Saltar a contenido
Opinión Posturas
Foto principal del artículo 'El regreso de la civilización: nuevas derechas y conflicto político en el siglo XXI' · Ilustración: Ramiro Alonso

Ilustración: Ramiro Alonso

El regreso de la civilización: nuevas derechas y conflicto político en el siglo XXI

Nuestro periodismo depende de vos

Si ya tenés una cuenta Ingresá

Desde hace un tiempo venimos presenciando una escalada de conflictos y de tensiones geopolíticas a nivel internacional. Conflictos que pueden analizarse como síntomas de un orden internacional liberal en crisis, que pone en tela de juicio a Estados Unidos como potencia unipolar, y abre paso a un mundo en transición hacia un orden multipolar, en el que las reglas que ordenaban el escenario global pos Guerra Fría parecen desmoronarse.

En este contexto de incertidumbre y anomia social, una figura política de extrema derecha como Donald Trump sostiene en sus redes sociales que “una civilización entera morirá”, en referencia al conflicto con Irán. Más allá del tono, lo significativo son las palabras. No se trata únicamente de una disputa estratégica o militar, ni tampoco de intereses geopolíticos o energéticos –como el peso de los recursos en la región–, sino de una amenaza formulada en términos de civilización.

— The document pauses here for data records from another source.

__global__ void pack_tables_kernel(MetisProblem p, BlobLayout l, uint8_t *blob) {
    const uint32_t tid = blockIdx.x * blockDim.x + threadIdx.x, nthr = gridDim.x * blockDim.x;
    const uint32_t nkey = (uint32_t)p.num_types * p.num_tp * p.num_bs;
    copy_bytes(blob + l.key, p.key_index, nkey * 2, tid, nthr);
    copy_bytes(blob + l.lc, p.layer_compute, (uint32_t)p.num_keys * p.lpad * 8, tid, nthr);
    copy_bytes(blob + l.mem, p.layer_memory, (uint32_t)p.num_keys * p.lpad * 8, tid, nthr);
    copy_bytes(blob + l.exec_full, p.exec_full, (uint32_t)p.num_keys * 8, tid, nthr);
    copy_bytes(blob + l.fb, p.fb_sync, (uint32_t)p.num_keys * 8, tid, nthr);
    copy_bytes(blob + l.norm, p.norm_lc, (uint32_t)p.norm_len * 8, tid, nthr);
    copy_bytes(blob + l.tmem, p.type_memory, (uint32_t)p.num_types * 8, tid, nthr);
    copy_bytes(blob + l.bwf, p.type_bw_first, (uint32_t)p.num_types * 8, tid, nthr);
    copy_bytes(blob + l.bwm, p.type_bw_min, (uint32_t)p.num_types * 8, tid, nthr);
    copy_bytes(blob + l.runt, p.ns_run_type, (uint32_t)p.num_node_sequences * p.num_types, tid, nthr);
    copy_bytes(blob + l.rune, p.ns_run_end, (uint32_t)p.num_node_sequences * p.num_types * 4, tid, nthr);
    copy_bytes(blob + l.q10e, p.ns_q10_end, (uint32_t)p.num_node_sequences * p.num_types * 4, tid, nthr);
    double *derived = reinterpret_cast<double *>(blob + l.derived);
    const DerivedLayout d = derived_layout(p);
    for (uint32_t i = tid; i < (uint32_t)d.total; i += nthr)
        derived[i] = derive_entry(p, d, p.norm_lc, p.exec_full, p.type_bw_first, (int)i);
}

__global__ void __launch_bounds__(128)
range_sums_kernel(MetisProblem p, BlobLayout l, uint8_t *blob) {
    const int L = p.num_layers;
    const long long i = (long long)blockIdx.x * blockDim.x + threadIdx.x;
    if (i >= (long long)range_sum_tables(p) * L) return;
// ... 237 lines not shown
        if (lane == __ffs(peers) - 1) atomicAdd(&ls.ctl[kCtlHist + k], (unsigned int)__popc(peers));
        if (lane == __ffs(peers3) - 1) atomicAdd(&ls.ctl[kCtlHist3 + key], (unsigned int)__popc(peers3));
    }
}

__global__ void __launch_bounds__(256)
het_scatter_kernel(const SearchLists ls) {
    __shared__ unsigned int s_base[160];
    const unsigned int n = ls.ctl[0];
    const bool bulk = (long long)n >= ls.bulk_min;
    const int hist = bulk ? kCtlHist : kCtlHist3, cursor = bulk ? kCtlCursor : kCtlCursor3;
    if (threadIdx.x == 0) {
        unsigned int acc = 0;
        for (int k = 127; k >= 0; --k) { s_base[k] = acc; acc += ls.ctl[hist + k]; }
    }
    __syncthreads();
    const long long span = (long long)gridDim.x * blockDim.x;
    const long long upto = (((long long)n + 31) / 32) * 32;
    for (long long pos = (long long)blockIdx.x * blockDim.x + threadIdx.x; pos < upto; pos += span) {
        const bool live = pos < (long long)n;
        uint4 e = make_uint4(0, 0, 0, 0);
        if (live) e = ls.a[pos];
        const int k = !live ? -1 : bulk ? (int)(e.w & 0xFF) : (int)((e.y >> 8) & 0x7F);
        const unsigned int peers = __match_any_sync(0xFFFFFFFFu, k);
        const int leader = __ffs(peers) - 1, me = threadIdx.x & 31;
        unsigned int at = 0;
        if (live && me == leader) at = atomicAdd(&ls.ctl[cursor + k], (unsigned int)__popc(peers));
        at = __shfl_sync(0xFFFFFFFFu, at, leader);
        if (live) ls.b[(long long)s_base[k] + at + __popc(peers & ((1u << me) - 1u))] = e;
    }
}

Pero este hecho no debe analizarse como un fenómeno aislado. Por el contrario, vemos que, desde hace varios años, en distintas partes del mundo, nuevas expresiones de derechas desarrollan este tipo de discursos, a través de los cuales la idea de civilización ocupa un lugar central en su oratoria. Más que una categoría histórica o cultural, la referencia civilizacional aparece como una forma de delimitar identidades y de definir un “nosotros” que debe ser defendido ante amenazas externas de diversa índole (migrantes, globalismo, agendas de derechos).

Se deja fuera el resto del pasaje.